*Work instructions*
Please copy every line of the records below that holds the word "extern".

··· Provided records ···

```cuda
extern "C" int hm_k_symm_runscan(const uint64_t *d_keys, const uint64_t *d_keys_lo, const uint16_t *d_cnt, int64_t n,
                                 const void *d_bucket, int bits, int idx64, int kmer, int64_t lo, int64_t hi,
                                 void *d_work, const hm_symm_layout *layout, const hm_symm_shards *shards,
                                 void *stream)
{ if (kmer < HM_SYMM_MIN_KMER || kmer > HM_MAX_KMER)
    return hm_set_error(HM_EUNSUPPORTED,"symmetric scan needs %d <= k <= %d (k=%d)",HM_SYMM_MIN_KMER,HM_MAX_KMER,kmer);
  if (lo < 0 || hi > n || lo > hi || bits < 1 || bits > 30 || d_work == NULL || layout == NULL)
    return hm_set_error(HM_EINVAL,"symm_runscan: bad range [%lld,%lld) of %lld or bits %d",
                        (long long) lo,(long long) hi,(long long) n,bits);
  if ((kmer > 32) != (d_keys_lo != NULL))
    return hm_set_error(HM_EINVAL,"symm_runscan: second key word array %s for k=%d",
                        d_keys_lo ? "given" : "missing",kmer);
  if ((shards != NULL && shards->n_seg > 1) != (layout->n_seg > 1) ||
      (shards != NULL && shards->n_seg > 1 && (shards->n_seg != layout->n_seg || shards->self < 0 ||
                                               shards->self >= shards->n_seg)))
    return hm_set_error(HM_EINVAL,"symm_runscan: shard table does not match the work-area layout");
  cudaStream_t st = (cudaStream_t) stream;
  SymmView W = make_view(d_work,layout,shards);
  HM_CUDA(cudaMemsetAsync(W.cand_n,0,256,st));
  HM_CUDA(cudaMemsetAsync(W.bloom + (size_t) W.self*W.seg_words,0,sizeof(uint32_t)*(size_t) W.seg_words,st));
  if (l2_persist())
    bloom_window(st,W.bloom,sizeof(uint32_t)*(size_t) W.seg_words*(size_t) W.n_seg,1);
  if (hi == lo)
    return HM_OK;
  cudaError_t e = dispatch(kmer,idx64,[&](auto I)
    { return launch_runscan<typename decltype(I)::IdxT,decltype(I)::KW>(d_keys,d_keys_lo,d_cnt,n,d_bucket,bits,kmer,
                                                                       lo,hi,W,st); });
  if (e != cudaSuccess)
    return hm_cuda_fail(e,"runscan_kernel");
  return HM_OK;
}

extern "C" int hm_k_symm_runs(const uint64_t *d_keys, const uint64_t *d_keys_lo, const uint16_t *d_cnt, int64_t n,
                              const void *d_bucket, int bits, int idx64, int kmer, int64_t lo, int64_t hi,
                              void *d_work, const hm_symm_layout *layout, const hm_symm_shards *shards,
                              void *stream)
{ if (kmer < HM_SYMM_MIN_KMER || kmer > HM_MAX_KMER || d_work == NULL || layout == NULL ||
      (kmer > 32) != (d_keys_lo != NULL) || lo < 0 || hi > n || lo > hi)
    return hm_set_error(HM_EINVAL,"symm_runs: bad arguments");
  if (hi == lo)
    return HM_OK;
  cudaStream_t st = (cudaStream_t) stream;
  SymmView W = make_view(d_work,layout,shards);
  cudaError_t e = dispatch(kmer,idx64,[&](auto I)
    { return launch_runs<typename decltype(I)::IdxT,decltype(I)::KW>(d_keys,d_keys_lo,d_cnt,n,d_bucket,bits,kmer,
                                                                    lo,hi,W,st); });
  if (e != cudaSuccess)
    return hm_cuda_fail(e,"runs_kernel");
  return HM_OK;
}


#define RV_TS   192
#define RV_TM   96
#define RV_TROW 97
#define RV_THREADS 1024
#ifndef RV_ILP
#define RV_ILP 2
#endif
#define RV_QCAP  (32*(RV_ILP+1))
#define RV_PROBE 4
#define RV_HA    (1ull << 48)
#define RV_HB    (1ull << 49)

#ifdef RESOLVE_PROBE
#define RVP_BINS 50
#define RVP_CAND 0
#define RVP_HA   1
#define RVP_HB   2
#define RVP_HAB  3
#define RVP_GEN  4
#define RVP_HIST 5
#define RVP_NCTR (RVP_HIST+RVP_BINS)
__device__ unsigned long long rvp_ctr[RVP_NCTR];
__device__ int rvp_mode;
#define RVP_MODE rvp_mode
#define RVP_COUNT(i,v) { if (rvp_mode == 3) atomicAdd(rvp_ctr+(i),(unsigned long long) (v)); }
#define RVP_BUCKET(sz) RVP_COUNT(RVP_HIST + ((sz) < RVP_BINS-1 ? (int) (sz) : RVP_BINS-1),1)

extern "C" int hm_probe_resolve(int mode, unsigned long long *ctr)
{ static unsigned long long rows[RVP_NCTR];
  cudaError_t e = cudaDeviceSynchronize();
  if (e == cudaSuccess && ctr != NULL)
    { e = cudaMemcpyFromSymbol(rows,rvp_ctr,sizeof(rows));
      memcpy(ctr,rows,sizeof(rows));
    }
  memset(rows,0,sizeof(rows));
  if (e == cudaSuccess)
    e = cudaMemcpyToSymbol(rvp_ctr,rows,sizeof(rows));
  if (e == cudaSuccess)
    e = cudaMemcpyToSymbol(rvp_mode,&mode,sizeof(mode));
  return e == cudaSuccess ? HM_OK : hm_cuda_fail(e,"hm_probe_resolve");
}
#else
#define RVP_MODE 0
#define RVP_COUNT(i,v)
#define RVP_BUCKET(sz)
#endif

template <int KW>
__device__ __forceinline__ bool bucket_upper_partner(const uint64_t *__restrict__ keys, const uint64_t *__restrict__ keys_lo,
                                                     const uint16_t *__restrict__ cnt, int64_t l, int64_t r,
                                                     int psh, int pup, uint64_t q, uint64_t ql, int cq, bool &found)
{ bool hit = false;
  found = false;
  for (int64_t i0 = l; i0 < r; i0 += RV_PROBE)
    { uint64_t z[RV_PROBE];
#pragma unroll
      for (int u = 0; u < RV_PROBE; u++)
        z[u] = (i0+u < r) ? __ldg(keys+i0+u) : ~q;
#pragma unroll
      for (int u = 0; u < RV_PROBE; u++)
        { if (((z[u] ^ q) >> psh) != 0)
            continue;
          const uint64_t zl = KW == 2 ? __ldg(keys_lo+i0+u) : 0;
          int pos;
          if (z[u] == q && (KW == 1 || zl == ql))
            found = true;
          else if (one_base_apart<KW>(q,ql,z[u],zl,pos) && pos >= pup && cq + (int) __ldg(cnt+i0+u) <= HM_SMAX)
            hit = true;
        }
    }
  return hit;
}

template <typename IdxT, int KW>
__device__ __noinline__ bool has_upper_partner(const uint64_t *__restrict__ keys, const uint64_t *__restrict__ keys_lo,
                                               const uint16_t *__restrict__ cnt, int64_t n,
// ... 815 lines not shown
```

Before: 119.4 billion.

## Classify short runs by bitmask and emit members directly, skipping warp scan expansion

Run heads are now split with bit tricks into short runs (length at most 8) and long runs. Short runs have all their member positions written straight into the per-warp list through an add-carry fill mask, and each member recovers its run start and length from the eq bitmask with funnel shifts and clz/ffs. This removes the per-batch warp prefix scan and binary search that previously expanded short runs into members. Long runs are stored from the end of an enlarged per-warp list, the three counts are packed into one scan, and the list shared memory grows a little, which could affect occupancy.

```diff
diff --git a/smudgeplot_b200/csrc/hm_symm.cu b/smudgeplot_b200/csrc/hm_symm.cu
--- a/smudgeplot_b200/csrc/hm_symm.cu
+++ b/smudgeplot_b200/csrc/hm_symm.cu
@@ -22,6 +22,7 @@
 #ifndef RS_STAGE
 #define RS_STAGE   384
 #endif
+#define RS_WLIST   (RS_TILE/(RS_THREADS/32)+8)
 
 #define SY_STATUS_ASYMMETRIC 1ull
 #define SY_STATUS_OVERFLOW   2ull
@@ -564,7 +565,7 @@
   S.cmeta = S.ckey + KW*RS_STAGE;
   S.cnt   = (uint16_t *) (S.cmeta + RS_STAGE);
   S.t1    = S.cnt + RS_WIN;
-  S.t2r   = S.t1 + RS_TILE/2;
+  S.t2r   = S.t1 + RS_WLIST*(RS_THREADS/32);
 
   const int      Pr   = kmer >> 1;
   const int      pup  = kmer - Pr;
@@ -641,43 +642,54 @@
 
   const int a0 = RS_HALO + (lo > T0 ? (int) (lo-T0 < RS_TILE ? lo-T0 : RS_TILE) : 0);
   const int a1 = RS_HALO + (hi-T0 < RS_TILE ? (int) (hi-T0) : RS_TILE);
-  uint16_t *my1  = S.t1  + warp*(RS_TILE/2/(RS_THREADS/32));
-  int n1, n3;
+  uint16_t *my1  = S.t1  + warp*RS_WLIST;
+  int n1, nm, n9;
   { const unsigned P = __shfl_up_sync(FULL,eqw,1), N = __shfl_down_sync(FULL,eqw,1);
-    unsigned m2 = 0, m3 = 0;
-    const int wd = wd0-1+lane;
+    unsigned m2 = 0, m9 = 0, mlo = 0, mhi = 0;
     if (lane >= 1 && lane <= RS_EPT)
       { const unsigned E = eqw;
         const unsigned em1 = (E << 1) | (P >> 31);
         const unsigned em2 = (E << 2) | (P >> 30);
         const unsigned ep1 = (E >> 1) | (N << 31);
-        const int      s0  = wd*32;
+        const int      s0  = (wd0-1+lane)*32;
         unsigned act = 0xffffffffu;
         if (s0 < a0)      act &= (a0-s0 >= 32) ? 0u : (0xffffffffu << (a0-s0));
         if (s0+32 > a1)   act &= (a1-s0 <= 0)  ? 0u : (0xffffffffu >> (s0+32-a1));
         const unsigned more = (em1 & E) | (E & ep1) | (em1 & em2);
         m2 = (E & ~em1 & ~ep1) & act;
-        m3 = more & act & ~em1;
+        const unsigned m3 = more & act & ~em1;
+        const uint64_t X  = (uint64_t) E | ((uint64_t) N << 32);
+        uint64_t       c8 = X & (X >> 1);
+        c8 &= c8 >> 2;
+        c8 &= c8 >> 4;
+        m9 = m3 & (uint32_t) c8;
+        const uint64_t fill = (X + (m3 & ~(uint32_t) c8)) ^ X;
+        mlo = (uint32_t) fill;
+        mhi = (uint32_t) (fill >> 32);
       }
-    const int c2 = __popc(m2), c3 = __popc(m3);
-    int pre2 = c2, pre3 = c3;
+    const unsigned mm = mlo | __shfl_up_sync(FULL,mhi,1);
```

···

*Exercise response*
extern "C" int hm_k_symm_runscan(const uint64_t *d_keys, const uint64_t *d_keys_lo, const uint16_t *d_cnt, int64_t n,
extern "C" int hm_k_symm_runs(const uint64_t *d_keys, const uint64_t *d_keys_lo, const uint16_t *d_cnt, int64_t n,
extern "C" int hm_probe_resolve(int mode, unsigned long long *ctr)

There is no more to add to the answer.